Your goal – From the entries below, please output exactly the lines starting at the one containing "Measured before the change: 2.330 billion." and ending at the one containing "## Reduce fast-path", both included.

***** Exercise data

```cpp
template <bool PAIRED, bool DIAG>
__device__ __forceinline__ void plain16_steps(const FastBlock<PAIRED, DIAG>& k, FastWave& w, uint32_t a16, uint32_t b16) {
  uint32_t TI16_v = k.TI16, inv_TI16_v = k.inv_TI16, qual_at = (uint32_t)k.P.L + 3u;
  asm volatile("" : "+v"(TI16_v), "+v"(inv_TI16_v), "+v"(qual_at));
  auto fetch16 = [&](uint32_t step) -> P16 {
    P16 st;
    const uint32_t i = step * 64u + w.lane;
    const uint32_t ri = __umul24(i, inv_TI16_v) >> 20;
    st.c = i - __umul24(ri, TI16_v);
    st.r = w.permp[ri];
    const uint32_t A = w.rows.src_word(st.r);
    st.src = row::src_m5(A) + 16u * st.c;
    st.out = w.rows.base_off(st.r) + 16u * st.c;
    st.w = k.fetch_window(row::copy_is_rc(A), st.src);
    return st;
  };
  P16 cur = fetch16(a16);
  __builtin_amdgcn_raw_buffer_store_b128(u32x4{0u, 0u, 0u, 0u}, w.out_rsrc, 0xFFFFFFFFu, 0, 0);
  __builtin_amdgcn_raw_buffer_store_b128(u32x4{0u, 0u, 0u, 0u}, w.out_rsrc, 0xFFFFFFF0u, 0, 0);
  pipelined_steps(cur, a16, b16, fetch16, [&](const P16& st) { plain16_step(k, w, st, qual_at); });
}

template <bool PAIRED, bool DIAG>
__device__ __forceinline__ void sample_store8(const FastBlock<PAIRED, DIAG>& k, FastWave& w, uint32_t r, uint32_t c, bool ok, uint2 win,
                                              uint32_t src, const uint32_t (&so)[8], uint32_t qo0, uint32_t qo1, uint32_t out,
                                              uint32_t qual_at, bool tail_patch) {
  const uint32_t dg = k.dg;
  uint32_t cw;
  if (dg & 4u) cw = (w.g * FAST_G + r) * 2654435761u + c;
  else cw = (uint32_t)window_codes(win, src);
  uint32_t x[8];
  heads8(k, w.g * FAST_G + r + k.B.slot_offset, c, x);
  uint32_t sw[2], qw[2], acc;
  sample8(k.code4, k.P.lgW, cw, x, so, qo0, qo1, sw, qw, acc);
  const bool st_ok = ok && !(dg & 1u);
  const uint32_t so_ = st_ok ? out : 0xFFFFFFFFu;
  const uint32_t qo_ = st_ok ? out + qual_at : 0xFFFFFFFFu;
  uint32_t fix_mask = 0xFFu;
  if (tail_patch) {
    const bool last = c + 1u == k.TI;
    const uint32_t sel = last ? 0x04020100u : 0x03020100u;
    sw[1] = __builtin_amdgcn_perm(0x0Au, sw[1], sel);
    qw[1] = __builtin_amdgcn_perm(0x0Au, qw[1], sel);
    __builtin_amdgcn_raw_buffer_store_b16((unsigned short)0x0A2Bu, w.out_rsrc, st_ok && last ? so_ + 8u : 0xFFFFFFFFu, 0, 0);
    fix_mask = last ? 0x7Fu : 0xFFu;
  }
  __builtin_amdgcn_raw_buffer_store_b64(u32x2{sw[0], sw[1]}, w.out_rsrc, so_, 0, 0);
  __builtin_amdgcn_raw_buffer_store_b64(u32x2{qw[0], qw[1]}, w.out_rsrc, qo_, 0, 0);
  const uint32_t fix = (ok && !(dg & 16u)) ? (acc >> 17) & fix_mask : 0u;
  push_fix(k, w, r, c, fix, cw);
}

struct PStage { uint32_t r, c, src, out; bool ok; uint2 w; };

template <bool PAIRED, bool DIAG>
__device__ __forceinline__ void plain8_steps(const FastBlock<PAIRED, DIAG>& k, FastWave& w, const PlainSteps& ps, uint32_t a8, uint32_t b8) {
  const uint32_t cnt8 = ps.cnt8, c8_base = ps.c8_base, n_pitems = ps.n_pitems, TI16 = k.TI16, inv_TI16 = k.inv_TI16;
  uint32_t qual_at = (uint32_t)k.P.L + 3u, n_single = ps.n_plain * cnt8, i16_base = ps.np16steps << 6;
  asm volatile("" : "+v"(qual_at), "+v"(n_single), "+v"(i16_base));
  const uint32_t inv_cnt8 = cnt8 ? (1u << 20) / cnt8 + 1u : 0u;
  auto fetch_plain = [&](uint32_t step) -> PStage {
    PStage st;
    const uint32_t i_raw = step * 64u + w.lane;
    st.ok = i_raw < n_pitems;
    const uint32_t i = min(i_raw, n_pitems - 1u);
    const bool half = i >= n_single;
    const uint32_t j = i - n_single;
    const uint32_t q = half ? i16_base + (j >> 1) : i;
    const uint32_t d = half ? TI16 : cnt8;
    const uint32_t ri = __umul24(q, half ? inv_TI16 : inv_cnt8) >> 20;
    const uint32_t rem = q - __umul24(ri, d);
    st.c = half ? 2u * rem + (j & 1u) : c8_base + rem;
    st.r = w.permp[ri];
    const uint32_t A = w.rows.src_word(st.r);
    st.src = row::src_m5(A) + 8u * st.c;
    st.out = w.rows.base_off(st.r) + 8u * st.c;
    st.w = k.fetch_window(row::copy_is_rc(A), st.src);
    return st;
  };
  auto run_plain = [&](const PStage& st) {
    uint32_t so[8], qo0, qo1;
    lut_bins(k.lut, st.c, so, qo0, qo1);
    sample_store8(k, w, st.r, st.c, st.ok, st.w, st.src, so, qo0, qo1, st.out, qual_at, k.tail_whole);
  };
  PStage cur = fetch_plain(a8);
  __builtin_amdgcn_raw_buffer_store_b64(u32x2{0u, 0u}, w.out_rsrc, 0xFFFFFFFFu, 0, 0);
  __builtin_amdgcn_raw_buffer_store_b64(u32x2{0u, 0u}, w.out_rsrc, 0xFFFFFFF0u, 0, 0);
  if (k.tail_whole) __builtin_amdgcn_raw_buffer_store_b16((unsigned short)0u, w.out_rsrc, 0xFFFFFFE0u, 0, 0);
  pipelined_steps(cur, a8, b8, fetch_plain, run_plain);
}

template <bool PAIRED, bool DIAG>
__device__ __forceinline__ void plain_steps(const FastBlock<PAIRED, DIAG>& k, FastWave& w, uint32_t n_plain) {
  const PlainSteps ps = plan_plain_steps(k, n_plain);
  const uint32_t h16 = ps.np16steps >> 1, s8_first = (ps.use16 && ps.cnt8 && ps.npsteps) ? 1u : 0u;
#pragma unroll 1
  for (uint32_t ph = 0; ph < 2u; ph++) {
    const uint32_t a16 = ph ? h16 : 0u, b16 = ph ? ps.np16steps : h16;
    const uint32_t a8 = ph ? s8_first : 0u, b8 = ph ? ps.npsteps : s8_first;
    if (a16 < b16) plain16_steps(k, w, a16, b16);
    if (a8 < b8) plain8_steps(k, w, ps, a8, b8);
  }
}
// ... 136 lines not shown
    }
#pragma unroll 1
    for (; __ballot(q_ins <= q_end) != 0ull; q_ins++) {
      if (q_ins <= q_end) {
        const int p = (int)i0 - 5 + q_ins, ej = (int)(ie.ew_in & 0xFFFFu);
        const uint32_t prof = __umulhi(aux_draw(k.B, slot, ie.tj_in, (uint32_t)(p - ej), k.m), 3u);
        const uint32_t nat = (k.P.inv_remap_packed >> (2u * prof)) & 3u;
        cw = (cw & ~(3u << (2 * q_ins))) | (nat << (2 * q_ins));
      }
    }
  }
  return cw;
}

template <bool PAIRED, bool DIAG>
__device__ __forceinline__ void item_bins(const FastBlock<PAIRED, DIAG>& k, const Stage& st, uint32_t (&so)[8], uint32_t& qo0, uint32_t& qo1) {
  const uint32_t c = st.c, bins = k.bins, blk_bytes = k.P.fast_stride * 4u;
  const bool active = st.active;
  const bool lut_ok = st.row.np() == (uint32_t)k.P.L && c < k.TI;
  if (__ballot(active && !lut_ok) == 0ull) {
    lut_bins(k.lut, lut_ok ? c : 0u, so, qo0, qo1);
  } else {
    const uint32_t ib0 = __umul24(8u * c, bins), inv = st.row.inv();
#pragma unroll
    for (int h = 0; h < 8; h++) {
      const uint32_t bin = __umulhi(ib0 + (uint32_t)h * bins, inv);
      so[h] = __umul24(active ? bin : 0u, blk_bytes) + k.img_at;
    }
    qo0 = so[0]; qo1 = so[1];
    if (c == 0u) { so[0] += 128u * 4u; so[1] += 64u * 4u; }
  }
}

template <bool PAIRED, bool DIAG>
__device__ __forceinline__ void store_item(const FastBlock<PAIRED, DIAG>& k, const FastWave& w, const Stage& st, bool slow,
                                           const uint32_t (&sw)[2], const uint32_t (&qw)[2]) {
  const uint32_t np = st.row.np(), i0 = 8u * st.c;
  const bool active = st.active, go = active && !slow;
  const bool last7 = i0 + 7u == np;
  const bool whole = i0 + 8u <= np || last7;
  const bool sto = go && whole && !(k.dg & 1u);
  const uint32_t so_ = sto ? st.row.out_off() + st.row.hdr_len() + i0 : 0xFFFFFFFFu;
  const uint32_t qo_ = sto ? so_ + np + 3u : 0xFFFFFFFFu;
  const uint32_t s1 = last7 ? (sw[1] & 0x00FFFFFFu) | 0x0A000000u : sw[1];
  const uint32_t q1 = last7 ? (qw[1] & 0x00FFFFFFu) | 0x0A000000u : qw[1];
  __builtin_amdgcn_raw_buffer_store_b64(u32x2{sw[0], s1}, w.out_rsrc, so_, 0, 0);
  __builtin_amdgcn_raw_buffer_store_b64(u32x2{qw[0], q1}, w.out_rsrc, qo_, 0, 0);
  __builtin_amdgcn_raw_buffer_store_b16((unsigned short)0x0A2Bu, w.out_rsrc, sto && last7 ? so_ + 8u : 0xFFFFFFFFu, 0, 0);
  if (active && i0 + 8u > np && !(last7 && !slow)) w.rows.park(st.r, slow, sw, qw);
}

template <bool PAIRED, bool DIAG>
__device__ __forceinline__ bool fast_item(const FastBlock<PAIRED, DIAG>& k, const FastWave& w, const Stage& st, const ItemEvents& ie,
                                          uint32_t& fix, uint32_t& cw_out) {
  const bool active = st.active;
  const uint32_t c = st.c, slot = w.g * FAST_G + st.r;
  const uint32_t np = st.row.np(), nev = active ? ie.n_in : 0u;
  const uint32_t bad = st.row.bad_block();
  const uint32_t cw = item_codes(k, st, st.w, ie, nev, slot);
  uint32_t x[8];
  heads8(k, slot + k.B.slot_offset, c, x);
  uint32_t so[8], qo0, qo1;
  item_bins(k, st, so, qo0, qo1);
  uint32_t qw[2], sw[2], acc;
  sample8(k.code4, k.P.lgW, cw, x, so, qo0, qo1, sw, qw, acc);
  const bool slow = active && (bad != 0u || nev >= 2u);
  fix = (active && !slow && !(k.dg & 16u)) ? (acc >> 17) & 0xFFu & ((1u << min(8u, np - 8u * c)) - 1u) : 0u;
  cw_out = cw;
  store_item(k, w, st, slow, sw, qw);
  return slow;
}

template <bool PAIRED, bool DIAG>
__device__ __forceinline__ void general_step(const FastBlock<PAIRED, DIAG>& k, FastWave& w, const Stage& st) {
  const ItemEvents ie = item_events(k, w, st);
  uint32_t fix, cw;
  const bool slow = fast_item(k, w, st, ie, fix, cw);
  const unsigned long long sm = __ballot(slow);
  if (sm) {
    if (slow) w.slow_list[w.nslow + (uint32_t)__popcll(sm & w.lanes_below())] = st.r | (st.c << 8);
    w.nslow += (uint32_t)__popcll(sm);
  }
  push_fix(k, w, st.r, st.c, fix, cw);
}

template <bool PAIRED, bool DIAG>
__device__ __forceinline__ void general_steps(const FastBlock<PAIRED, DIAG>& k, FastWave& w, const GroupPlan& gp) {
  const uint32_t n_items = gp.n_fast * k.TI, n_stream = n_items + gp.n_ovf;
  const uint32_t nmain = (k.dg & 256u) ? 0u : (n_stream + 63u) / 64u;
  if (!nmain) return;
  Stage cur = fetch_step(k, w, n_items, n_stream, 0u);
  __builtin_amdgcn_raw_buffer_store_b64(u32x2{0u, 0u}, w.out_rsrc, 0xFFFFFFFFu, 0, 0);
  __builtin_amdgcn_raw_buffer_store_b64(u32x2{0u, 0u}, w.out_rsrc, 0xFFFFFFF0u, 0, 0);
  __builtin_amdgcn_raw_buffer_store_b16((unsigned short)0u, w.out_rsrc, 0xFFFFFFE0u, 0, 0);
  pipelined_steps(
      cur, 0u, nmain,
      [&](uint32_t step) {
        if (w.nslow > SLOW_CAP - 64u) flush_slow(k, w);
        return fetch_step(k, w, n_items, n_stream, step);
      },
      [&](const Stage& st) { general_step(k, w, st); });
}

template <bool PAIRED, bool DIAG>
__device__ __forceinline__ void past_map_steps(const FastBlock<PAIRED, DIAG>& k, FastWave& w, unsigned long long more) {
  uint32_t cb = k.TI;
  while (more) {
    if (w.nslow > SLOW_CAP - 64u) flush_slow(k, w);
    const uint32_t r = (uint32_t)__builtin_ctzll(more);
    const uint32_t c = cb + w.lane;
    const uint32_t nitems = (w.rows.np(r) + 7u) / 8u;
    cb += 64u;
    if (cb >= nitems) { more &= more - 1ull; cb = k.TI; }
    const Stage st = fetch_item(k, w, r, c, true, 1u);
    general_step(k, w, st);
  }
}

__device__ __forceinline__ void tail_pass(const FastWave& w) {
  const FastRow r = w.rows.load(w.lane);
  if (!r.active()) return;
  const uint32_t np = r.np(), hl = r.hdr_len();
  uint8_t* rec = w.gout + r.out_off();
  if ((np & 7u) == 7u && !r.parked_slow()) {
  } else {
    const uint32_t d = !r.parked_slow() ? (np & 7u) : 0u;
    const uint64_t S = r.parked_bases(), Q = r.parked_quals();
    const uint64_t keep = (1ull << (8u * d)) - 1ull;
    uint8_t* so = rec + hl + (np - d);
    const uint64_t s_lo = (S & keep) | (0x0A2B0Aull << (8u * d));
    const uint64_t s_hi = d > 5u ? (0x0A2B0Aull >> (8u * (8u - d))) : 0ull;
    store_var(so, s_lo, s_hi, d + 3u);
    store_var(so + np + 3u, (Q & keep) | (0x0Aull << (8u * d)), 0ull, d + 1u);
  }
}

// ... 99 lines not shown
```

Measured before the change: 2.330 billion.

## Reduce fast-path fix-up detection to one undecided flag per item, recompute lanes in flush

The hot sampling path no longer builds an 8-bit per-base fix mask. It computes a single 'undecided' predicate per item by OR-ing the keep deltas and taking the minimum of the quality deltas. Fix-up entries now carry only the read, item and window codes, and for 16-base plain steps one entry covers both halves. flush_fix recomputes the per-base flags by re-running the sampling in a new flagged8 routine before resolving them. Hot-loop ALU and fix-list pushes shrink, at the price of redundant recomputation in the rare fix-up flush and a new packed entry format.

```diff
diff --git a/simuscop_amd/csrc/sg_emit.h b/simuscop_amd/csrc/sg_emit.h
--- a/simuscop_amd/csrc/sg_emit.h
+++ b/simuscop_amd/csrc/sg_emit.h
@@ -1,5 +1,6 @@
 #pragma once
 #include "sg_device.h"
+#include "sg_fix_entry.h"
 #include "sg_philox.h"
 
 namespace sg {
diff --git a/simuscop_amd/csrc/sg_emit_fast.hip b/simuscop_amd/csrc/sg_emit_fast.hip
--- a/simuscop_amd/csrc/sg_emit_fast.hip
+++ b/simuscop_amd/csrc/sg_emit_fast.hip
@@ -14,6 +14,7 @@
 #define BITOP_OR_AND 0xF8
 #define BITOP_XOR_AND 0x78
 #define BITOP_ANDN_OR 0xBA
+#define BITOP_OR3 0xFE
 
 __device__ __noinline__ uint32_t tail_word(uint32_t slot, uint32_t c, uint32_t h, uint32_t c3b, uint32_t k0, uint32_t k1) {
   uint32_t y[4];
@@ -24,34 +25,41 @@
 
 template <int H>
 __device__ __forceinline__ void sample1(uint32_t col_sh, uint32_t col_mask, uint32_t cw, uint32_t wh, uint32_t so_h, uint32_t qo_h, uint32_t cd4_w,
-                                        uint32_t& acc, uint32_t& sy) {
+                                        uint32_t& d_s, uint32_t& d_q, uint32_t& sy) {
   typedef const __attribute__((address_space(3))) uint32_t* lds_word;
   const uint32_t kv4 = (cw >> (2 * H + 4)) & 0xFCu;
   const uint32_t keepm1 = *(lds_word)(uintptr_t)(so_h + kv4);
-  const uint32_t d_s = keepm1 - (wh >> 16);
+  d_s = keepm1 - (wh >> 16);
   const uint32_t col16 = (wh >> col_sh) & col_mask;
   const uint32_t qa = qo_h + ((cd4_w >> (8 * (H & 3))) & 0xFFu);
   const uint32_t e = *(lds_word)(uintptr_t)(qa + col16 + FAST_CTX * 4u);
-  const uint32_t d_q = (wh & 0xFFFFu) - (e & 0xFFFFu);
-  const uint32_t z = __builtin_amdgcn_bitop3_b32(d_q - 1u, d_q, d_s, BITOP_ANDN_OR);
-  acc = __builtin_amdgcn_bitop3_b32(acc, z, 1u << (17 + H), BITOP_OR_AND);
+  d_q = (wh & 0xFFFFu) - (e & 0xFFFFu);
   sy = __builtin_amdgcn_bitop3_b32(e >> 8, e, d_q, BITOP_XOR_AND);
 }
 
 __device__ __forceinline__ void sample8(const uint32_t* code4, uint32_t lgW, uint32_t cw, const uint32_t (&x)[8],
-                                        const uint32_t (&so)[8], uint32_t qo0, uint32_t qo1, uint32_t (&sw)[2], uint32_t (&qw)[2],
-                                        uint32_t& acc_out) {
+                                        const uint32_t (&so)[8], uint32_t qo0, uint32_t qo1, uint32_t skip7, uint32_t (&sw)[2],
+                                        uint32_t (&qw)[2], uint32_t& undecided) {
   const uint32_t cd4[2] = {code4[(cw >> 10) & 0xFFu], code4[(cw >> 18) & 0xFFu]};
   const uint32_t col_sh = 12u - lgW, col_mask = ((1u << lgW) - 1u) << 4;
-  uint32_t acc = 0, sy[8];
-  sample1<0>(col_sh, col_mask, cw, x[0], so[0], qo0, cd4[0], acc, sy[0]);
-  sample1<1>(col_sh, col_mask, cw, x[1], so[1], qo1, cd4[0], acc, sy[1]);
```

**********

Result –
Measured before the change: 2.330 billion.

## Reduce fast-path fix-up detection to one undecided flag per item, recompute lanes in flush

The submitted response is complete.